▶ [WHAT THIS TASK INVOLVES]: Only lines holding the word "forward" are wanted from the records; copy all of them.

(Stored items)
§

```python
class _BertAttention(nn.Module):
    def __init__(self, hidden: int, kv_hidden: int, heads: int, eps: float):
        super().__init__()
        self.heads = heads
        self.query = nn.Linear(hidden, hidden)
        self.key = nn.Linear(kv_hidden, hidden)
        self.value = nn.Linear(kv_hidden, hidden)
        self.dense = nn.Linear(hidden, hidden)
        self.LayerNorm = nn.LayerNorm(hidden, eps=eps)
        self._kv_split = None
        self._qkv_fused = None

    def _project_kv_f16(self, kv16: torch.Tensor) -> Tuple[torch.Tensor, torch.Tensor]:
        if self._kv_split is None or self._kv_split[0].device != kv16.device:
            w1, w2, w3 = _exact_split3(torch.cat([self.key.weight, self.value.weight]))
            bias = torch.cat([self.key.bias, self.value.bias]).detach().float()
            self._kv_split = (w1.t(), w2.t(), w3.t(), bias)
        o = _split_gemm(kv16.reshape(-1, kv16.shape[-1]), self._kv_split[:3], self._kv_split[3])
        o = o.view(*kv16.shape[:-1], -1)
        hid = self.key.out_features
        return o[..., :hid], o[..., hid:]

    def forward(self, x: torch.Tensor, kv: Optional[torch.Tensor] = None, mask: Optional[torch.Tensor] = None,
                kv_proj: Optional[Tuple[torch.Tensor, torch.Tensor]] = None, kv_blocks=None) -> torch.Tensor:
        b, n, d = x.shape
        h = self.heads
        if kv_blocks is not None:
            from . import ops

            blocks, tokens, k_block0, v_block0 = kv_blocks
            q = _qlinear(x, self.query.weight, self.query.bias).contiguous()
            a = ops.qformer_cross_attention(q, blocks, tokens, h, k_block0, v_block0, (d // h) ** -0.5)
            return self.LayerNorm(_qlinear(a, self.dense.weight, self.dense.bias, residual=x))
        if kv_proj is not None:
            q = _qlinear(x, self.query.weight, self.query.bias).view(b, n, h, d // h).transpose(1, 2)
            k = kv_proj[0].reshape(b, -1, h, d // h).transpose(1, 2)
            v = kv_proj[1].reshape(b, -1, h, d // h).transpose(1, 2)
        elif kv is None and x.is_cuda and not self.training:
            if self._qkv_fused is None or self._qkv_fused[0].device != x.device or self._qkv_fused[0].dtype != x.dtype:
                self._qkv_fused = (torch.cat([self.query.weight, self.key.weight, self.value.weight]).detach(),
                                   torch.cat([self.query.bias, self.key.bias, self.value.bias]).detach())
            qkv = _qlinear(x, *self._qkv_fused).view(b, n, 3, h, d // h).permute(2, 0, 3, 1, 4)
            q, k, v = qkv[0], qkv[1], qkv[2]
        else:
            q = self.query(x).view(b, n, h, d // h).transpose(1, 2)
            if kv is not None and kv.dtype == torch.float16 and kv.is_cuda and self.key.weight.dtype == torch.float32:
                k, v = self._project_kv_f16(kv)
                src_len = kv.shape[1]
            else:
                src = x if kv is None else kv.to(x.dtype)
                k, v, src_len = self.key(src), self.value(src), src.shape[1]
            k = k.reshape(b, src_len, h, d // h).transpose(1, 2)
            v = v.reshape(b, src_len, h, d // h).transpose(1, 2)
        a = F.scaled_dot_product_attention(q, k, v, attn_mask=mask)
        return self.LayerNorm(_qlinear(a.transpose(1, 2).reshape(b, n, d), self.dense.weight, self.dense.bias,
                                       residual=x))


class _BertFFN(nn.Module):
    def __init__(self, hidden: int, inter: int, eps: float):
        super().__init__()
        self.up = nn.Linear(hidden, inter)
        self.down = nn.Linear(inter, hidden)
        self.LayerNorm = nn.LayerNorm(hidden, eps=eps)

    def forward(self, x: torch.Tensor) -> torch.Tensor:
        hid = _qlinear(x, self.up.weight, self.up.bias, act="gelu")
        return self.LayerNorm(_qlinear(hid, self.down.weight, self.down.bias, residual=x))


class _QFormerLayer(nn.Module):
    def __init__(self, c: Blip2ITCConfig, idx: int):
        super().__init__()
        self.attention = _BertAttention(c.q_hidden, c.q_hidden, c.q_heads, c.q_ln_eps)
        self.crossattention = (_BertAttention(c.q_hidden, c.v_hidden, c.q_heads, c.q_ln_eps)
                               if idx % c.cross_attention_frequency == 0 else None)
        self.ffn_text = _BertFFN(c.q_hidden, c.q_mlp, c.q_ln_eps)
        self.ffn_query = _BertFFN(c.q_hidden, c.q_mlp, c.q_ln_eps)


class Blip2ITCModel(nn.Module):

    def __init__(self, cfg: Blip2ITCConfig):
        super().__init__()
        c = self.cfg = cfg
        n_patches = (c.image_size // c.patch_size) ** 2
        self.class_embedding = nn.Parameter(torch.zeros(1, 1, c.v_hidden))
        self.position_embedding = nn.Parameter(torch.zeros(1, n_patches + 1, c.v_hidden))
        self.patch_embedding = nn.Conv2d(3, c.v_hidden, c.patch_size, c.patch_size)
        self.blocks = nn.ModuleList([_VitBlock(c) for _ in range(c.v_layers)])
        self.post_layernorm = nn.LayerNorm(c.v_hidden, eps=c.v_ln_eps)
        self.query_tokens = nn.Parameter(torch.zeros(1, c.num_query_tokens, c.q_hidden))
        self.word_embeddings = nn.Embedding(c.vocab_size, c.q_hidden)
        self.position_embeddings = nn.Embedding(c.max_position_embeddings, c.q_hidden)
        self.q_layernorm = nn.LayerNorm(c.q_hidden, eps=c.q_ln_eps)
        self.q_layers = nn.ModuleList([_QFormerLayer(c, i) for i in range(c.q_layers)])
        self.vision_projection = nn.Linear(c.q_hidden, c.proj_dim)
        self.text_projection = nn.Linear(c.q_hidden, c.proj_dim)
        self.deferred_bias = True
        self._deferred_c: Optional[torch.Tensor] = None
        self.split_kv = True
        self.split_kv_min_rows = 32 * 257
        self._kv_all = None
        self.fused_cross_kv = True
        self._kv_pair = None

    def init_random(self, seed: int = 0) -> "Blip2ITCModel":
        dev = self.query_tokens.device
        g = torch.Generator(device=dev).manual_seed(seed)
        with torch.no_grad():
            for p in self.parameters():
                if p.dim() > 1:
                    p.copy_(torch.randn(p.shape, generator=g, device=dev) * 0.02)
                else:
                    p.zero_()
            for m in self.modules():
                if isinstance(m, nn.LayerNorm):
                    m.weight.fill_(1.0)
        self.weights_changed()
        return self

    def weights_changed(self) -> None:
        self._deferred_c = None
        self._kv_all = None
        self._kv_pair = None
        for layer in self.q_layers:
            layer.attention._qkv_fused = None
            if layer.crossattention is not None:
# ... 157 lines not shown
        return self.post_layernorm(x)

    def _deferred_constants(self) -> torch.Tensor:
        if self._deferred_c is None or self._deferred_c.device != self.post_layernorm.weight.device:
            rows, run = [], torch.zeros(self.cfg.v_hidden, dtype=torch.float32, device=self.post_layernorm.weight.device)
            for blk in self.blocks:
                rows.append(run.clone())
                run = run + blk.projection.bias.detach().float()
                rows.append(run.clone())
                run = run + blk.fc2.bias.detach().float()
            rows.append(run.clone())
            self._deferred_c = torch.stack(rows).contiguous()
        return self._deferred_c

    def query_features(self, image_tokens: torch.Tensor) -> torch.Tensor:
        split_ok = (self.split_kv and image_tokens.dtype == torch.float16 and image_tokens.is_cuda
                    and image_tokens.shape[0] * image_tokens.shape[1] >= self.split_kv_min_rows)
        enc = image_tokens if split_ok else image_tokens.to(self.q_layernorm.weight.dtype)
        h = self.q_layernorm(self.query_tokens).expand(enc.shape[0], -1, -1)
        fused = split_ok and self._fused_cross_ok(enc)
        blocks = self._project_all_kv_blocks(enc) if fused else None
        proj = self._project_all_kv(enc) if split_ok and not fused else None
        hid, at = self.cfg.q_hidden, 0
        for layer in self.q_layers:
            h = layer.attention(h)
            if layer.crossattention is not None:
                if blocks is not None:
                    h = layer.crossattention(h, kv_blocks=(blocks, enc.shape[1], at // 64, (at + hid) // 64))
                    at += 2 * hid
                elif proj is not None:
                    h = layer.crossattention(h, kv_proj=(proj[..., at:at + hid], proj[..., at + hid:at + 2 * hid]))
                    at += 2 * hid
                else:
                    h = layer.crossattention(h, kv=enc)
            h = layer.ffn_query(h)
        return h

    def _fused_cross_ok(self, tokens16: torch.Tensor) -> bool:
        from . import ops

        c = self.cfg
        return (self.fused_cross_kv and KV_SPLIT_PIECES == 2 and not torch.is_grad_enabled()
                and self.q_layernorm.weight.dtype == torch.float32
                and c.q_hidden % c.q_heads == 0 and c.q_hidden // c.q_heads == ops.QFORMER_ATTENTION_HEAD
                and c.num_query_tokens <= ops.QFORMER_ATTENTION_MAX_QUERIES
                and 1 <= tokens16.shape[1] <= ops.QFORMER_ATTENTION_MAX_TOKENS and c.v_hidden % 64 == 0
                and tokens16.shape[0] * tokens16.shape[1] * c.v_hidden * 2 < (1 << 32))

    def _kv_all_pieces(self, device):
        if self._kv_all is None or self._kv_all[0].device != device:
            cross = [l.crossattention for l in self.q_layers if l.crossattention is not None]
            w = torch.cat([torch.cat([c.key.weight, c.value.weight]) for c in cross])
            bias = torch.cat([torch.cat([c.key.bias, c.value.bias]) for c in cross]).detach().float()
            w1, w2, w3 = _exact_split3(w)
            self._kv_all = (w1.t(), w2.t(), w3.t(), bias)
            self._kv_pair = None
        return self._kv_all

# ... 315 lines not shown
```

### vlfm_amd/vlm/ops.py

```python
from __future__ import annotations

import ctypes
from typing import Dict, Optional, Tuple

import numpy as np
import torch

from .. import _lib

CLIP_MEAN = (0.48145466, 0.4578275, 0.40821073)
CLIP_STD = (0.26862954, 0.26130258, 0.27577711)
_DTYPE_CODE = {torch.float32: 0, torch.float16: 1, torch.bfloat16: 2}
_coeff_cache: Dict[Tuple[str, int, int], Tuple[torch.Tensor, torch.Tensor, int]] = {}


def _stream() -> int:
    return torch._C._cuda_getCurrentRawStream(torch._C._cuda_getDevice())
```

§

▶ [FINAL ANSWER]:
    def forward(self, x: torch.Tensor, kv: Optional[torch.Tensor] = None, mask: Optional[torch.Tensor] = None,
    def forward(self, x: torch.Tensor) -> torch.Tensor:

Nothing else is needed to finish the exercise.